Here, the nichrome wire was initially at temperature \(T_{\mathrm{o}}\) when its resistance was recorded; the final temperature is \(\mathrm{T}\). Substitute \(11.50 \mathrm{C}\) for \(T_{\mathrm{o}}\) and \(0 \circ \mathrm{C}\) for \(\mathrm{T}\) in the above expression.

$$ \begin{aligned} \Delta T=&\left(0^{\circ} \mathrm{C}\right)-\left(11.5^{\circ} \mathrm{C}\right) \\ &=-11.5^{\circ} \mathrm{C} \end{aligned} $$

The negative change in the temperature means that the temperature of the nichrome wire is decreased.

The expression for the variation of resistance with temperature is given as follows:

\(R=R_{0}\left(1+\alpha\left(T-T_{\mathrm{o}}\right)\right)\)

Every material has a different temperature coefficient depending on its properties. Substitute \(4.0 \times 10^{-4} /{ }^{\circ} \mathrm{C}\) for \(\alpha,-11.5^{\circ} \mathrm{C}\) for \(\left(T-T_{\mathrm{o}}\right)\), and \(100 \Omega\) for \(R_{\mathrm{o}}\) in the above expression.

$$ \begin{array}{c} R=(100 \Omega)\left(1+\left(4.0 \times 10^{-4} /{ }^{\circ} \mathrm{C}\right)\left(-11.5^{\circ} \mathrm{C}\right)\right) \\ =99.54 \Omega \end{array} $$

The resistance of the nichrome wire at a higher temperature was higher than the resistance at a lower temperature. This is because the resistance of the nichrome wire increases with increasing temperature.

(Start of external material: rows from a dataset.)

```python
def add_layernorm(x: torch.Tensor, addend: Optional[torch.Tensor], weight: torch.Tensor, bias: torch.Tensor, eps: float,
                  skip_first: bool = False):
    require_device(x, "add_layernorm(x)")
    x = x if x.is_contiguous() else x.contiguous()
    C = x.shape[-1]
    addend = _addend("add_layernorm", addend, x)
    if skip_first and (x.dim() != 3 or x.shape[1] < 2):
        raise TomeHipError("add_layernorm(skip_first): x must be [B, N >= 2, C]")
    x_out = None if addend is None else torch.empty_like(x)
    y_out = (torch.empty((x.shape[0], x.shape[1] - 1, C), dtype=x.dtype, device=x.device) if skip_first
             else torch.empty_like(x))
    with _on_device(x.device):
        if skip_first:
            rc = lib().tome_add_layernorm_skip_first(x.data_ptr(), _ptr(addend), dtype_code(x, "x"), x.shape[0],
                                                     x.shape[1], C, weight.data_ptr(), bias.data_ptr(), float(eps),
                                                     _ptr(x_out), y_out.data_ptr(), _stream(x.device))
        else:
            rc = lib().tome_add_layernorm(x.data_ptr(), _ptr(addend), dtype_code(x, "x"), x.numel() // C, C,
                                          weight.data_ptr(), bias.data_ptr(), float(eps), _ptr(x_out), y_out.data_ptr(),
                                          _stream(x.device))
    _check(rc, "tome_add_layernorm_skip_first" if skip_first and addend is not None else "tome_add_layernorm")
    return (x if addend is None else x_out), y_out


def _f32_params(what: str, C: int, device, *params):
    for p in params:
        if p.numel() != C or p.dtype != torch.float32 or p.device != device:
            raise TomeHipError(f"{what}: the LayerNorm's parameters must hold {C} values of torch.float32 on {device}")
    return [p.detach().contiguous() for p in params]


def _amp_rows(what: str, x: torch.Tensor, skip_first: bool):
    C = x.shape[-1]
    if x.dim() < 2 or C % 8 or C > 1024 or x.numel() == 0:
        raise TomeHipError(f"{what}: tokens must be [..., C] with C % 8 == 0 and C <= 1024, got {tuple(x.shape)}")
    if skip_first:
        if x.dim() != 3 or x.shape[1] < 2:
            raise TomeHipError(f"{what}(skip_first): tokens must be [B, N >= 2, C]")
        return x.shape[0], x.shape[1]
    return x.numel() // C, 1


def add_layernorm_amp(x: torch.Tensor, addend: Optional[torch.Tensor], weight: torch.Tensor, bias: torch.Tensor,
                      eps: float, y_dtype: torch.dtype, skip_first: bool = False):
    require_device(x, "add_layernorm_amp(x)")
    if y_dtype not in _HALF:
        raise TomeHipError(f"add_layernorm_amp: y_dtype must be a 16-bit dtype, got {y_dtype}")
    x = x if x.is_contiguous() else x.contiguous()
    C = x.shape[-1]
    groups, group_rows = _amp_rows("add_layernorm_amp", x, skip_first)
    weight, bias = _f32_params("add_layernorm_amp", C, x.device, weight, bias)
    addend = _addend("add_layernorm_amp", addend, x, same_dtype=False)
    L = lib()
    entry = require_symbol(L, "tome_add_layernorm_amp")
    x_out = None if addend is None else torch.empty_like(x)
# ... 1088 lines not shown
```

### video-how-do-your-tokens-merge_amd/tome/patch/_common.py

```python
from __future__ import annotations

import os
import threading
from typing import Callable, Dict, Tuple

import torch

from .. import _abi, _attn, _ln, _mlp, _overlap
from .. import merge as tm
from .._mlp import _plain_mlp, _stock_module
from ..merge import (bipartite_soft_matching, bipartite_soft_matching_drop, bipartite_soft_matching_hybrid, do_nothing,
                     drop_regrouped, merge_source, merge_wavg, merge_wavg_regrouped)
from ..utils import parse_r

_SUBCLASSES: Dict[Tuple[type, str], type] = {}
_FUSE_LN = os.environ.get("TOME_FUSE_LN", "1") != "0"
_FUSE_ADD = os.environ.get("TOME_FUSE_ADD", "1") != "0"
_FUSE_MODES = os.environ.get("TOME_FUSE_MODES", "1") != "0"
_FUSE_NEXT = os.environ.get("TOME_FUSE_NEXT", "1") != "0"
_ATTN_KERNEL = os.environ.get("TOME_ATTN_KERNEL", "1") != "0"
_GELU_KERNEL = os.environ.get("TOME_GELU_KERNEL", "1") != "0"
_FUSE_FC2 = os.environ.get("TOME_FUSE_FC2", "1") != "0"
_POOL_TAIL = os.environ.get("TOME_POOL_TAIL", "1") != "0"
_SKIP_FIRST = os.environ.get("TOME_SKIP_FIRST", "1") != "0"


def swizzle(module: torch.nn.Module, tag: str, methods: dict) -> None:
    base = module.__class__
    if getattr(base, "_tome_tag", None) == tag:
        return
    key = (base, tag)
    sub = _SUBCLASSES.get(key)
    if sub is None:
        sub = type(tag, (base,), dict(methods, _tome_tag=tag))
        _SUBCLASSES[key] = sub
    module.__class__ = sub


def has_tag(module, tag: str) -> bool:
    return getattr(module.__class__, "_tome_tag", None) == tag


def new_tome_info(trace_source, prop_attn, mode, head_aggregation, threshold, verbose, class_token) -> dict:
    return {
        "r": 0,
        "size": None,
        "source": None,
        "trace_source": trace_source,
        "prop_attn": prop_attn,
        "verbose": verbose,
        "class_token": class_token,
        "distill_token": False,
        "mode": mode,
        "head_aggregation": head_aggregation,
        "threshold": threshold,
    }

# ... 46 lines not shown


def _note_forward_issued(device) -> None:
    sid, cur = _current_stream(device)
    _in_flight[device.index] = (sid, _record_event(cur))


class one_forward_at_a_time:

    def __init__(self, device):
        self.device = device
        self.on = device is not None and _guarded(device)

    def __enter__(self):
        if self.on:
            self.lock = _issue_lock(self.device)
            self.lock.acquire()
            try:
                _guard_one_forward_in_flight(self.device)
            except BaseException:
                self.lock.release()
                raise
        return self

    def __exit__(self, *exc):
        if self.on:
            try:
                _note_forward_issued(self.device)
            finally:
                self.lock.release()
        return False


def wrap_model_forward(model_wrapper: torch.nn.Module, blocks_of: Callable, pool_tail: Callable = None) -> None:
    base = model_wrapper.__class__
    if getattr(base, "_tome_tag", None) == "ToMeVisionTransformer":
        return

    def forward(self, *args, **kwdargs):
        param = next(self.parameters(), None)
        with one_forward_at_a_time(None if param is None else param.device):
            self._tome_info["r"] = parse_r(len(blocks_of(self)), self.r)
            self._tome_info["size"] = None
            self._tome_info["source"] = None
            self._tome_info.pop("_prenorm", None)
            self._tome_info.pop("_folded", None)
            armed = pool_tail(self) if (pool_tail is not None and _POOL_TAIL) else None
            if armed is not None:
                self._tome_info["_pool_tail"] = armed
            try:
                return super(sub, self).forward(*args, **kwdargs)
            finally:
                self._tome_info.pop("_pool_tail", None)
                if param is not None:
                    _overlap.join(param.device)

    sub = type("ToMeVisionTransformer", (base,), {"forward": forward, "_tome_tag": "ToMeVisionTransformer"})
    model_wrapper.__class__ = sub


keys_ready = _overlap.keys_ready
match_beside = _overlap.match_beside


def attention_qkv(qkv, size, scale: float, dropout_p: float = 0.0, bias_skip: bool = False):
    return attention(qkv[0], qkv[1], qkv[2], size, scale, dropout_p, bias_skip, qkv)


def attention(q, k, v, size, scale: float, dropout_p: float = 0.0, bias_skip: bool = False, qkv=None):
    out = _attn.attention(q, k, v, size, scale, dropout_p, bias_skip, qkv) if _ATTN_KERNEL else None
    if out is not None:
        return out
    B, H, N, hd = q.shape
    bias = None
    if size is not None:
        log = _abi.log_of_size(size)[:, None, None, :, 0].to(q.dtype)
        if bias_skip:
            bias = torch.zeros(B, 1, N, N, dtype=q.dtype, device=q.device)
            bias[:, :, 1:, 1:] = log
        else:
            bias = log
    out = torch.nn.functional.scaled_dot_product_attention(q, k, v, attn_mask=bias, dropout_p=dropout_p, scale=scale)
    return out.transpose(1, 2).reshape(B, N, H * hd)
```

(b) The change in the temperature is given by the following expression:

\(\Delta T=T-T_{\mathrm{o}}\)

Here, the carbon rod was initially at temperature. When its resistance was recorded, the final temperature is \(\mathrm{T}\). Substitute 00 C for \(T_{\mathrm{o}}\) and \(25.80 \mathrm{C}\) for \(\mathrm{T}\) in the above expression.

$$ \begin{aligned} \Delta T=&\left(25.8^{\circ} \mathrm{C}\right)-\left(0^{\circ} \mathrm{C}\right) \\ &=25.8^{\circ} \mathrm{C} \end{aligned} $$

The positive change in the temperature means that the temperature of the carbon rod is increased.

The expression for the temperature coefficient \((\alpha)\) of resistance of any material is given as follows:

\(R=R_{\mathrm{o}}\left(1+\alpha\left(T-T_{\mathrm{o}}\right)\right)\)

Substitute \(-5.0 \times 10^{-4} /{ }^{\circ} \mathrm{C}\) for \(\alpha, 25.8^{\circ} \mathrm{C}\) for \(\left(T-T_{\mathrm{o}}\right)\), and \(0.016 \Omega\) for \(R_{\mathrm{o}}\) in the above expression.

$$ \begin{array}{c} R=(0.016 \Omega)\left(1+\left(-5.0 \times 10^{-4} /{ }^{\circ} \mathrm{C}\right)\left(25.8^{\circ} \mathrm{C}\right)\right) \\ =1.57 \times 10^{-2} \Omega \end{array} $$

The resistance of the carbon rod at a higher temperature was lower than the resistance at a lower temperature. The resistance of the carbon rod decreases with increasing temperature.

Part a The resistance of nichrome wire at \(0^{\circ} \mathrm{C}\) is \(99.54 \Omega\).

Part b The resistance of the carbon rod at \(25.8^{\circ} \mathrm{C}\) is \(1.57 \times 10^{-2} \Omega\).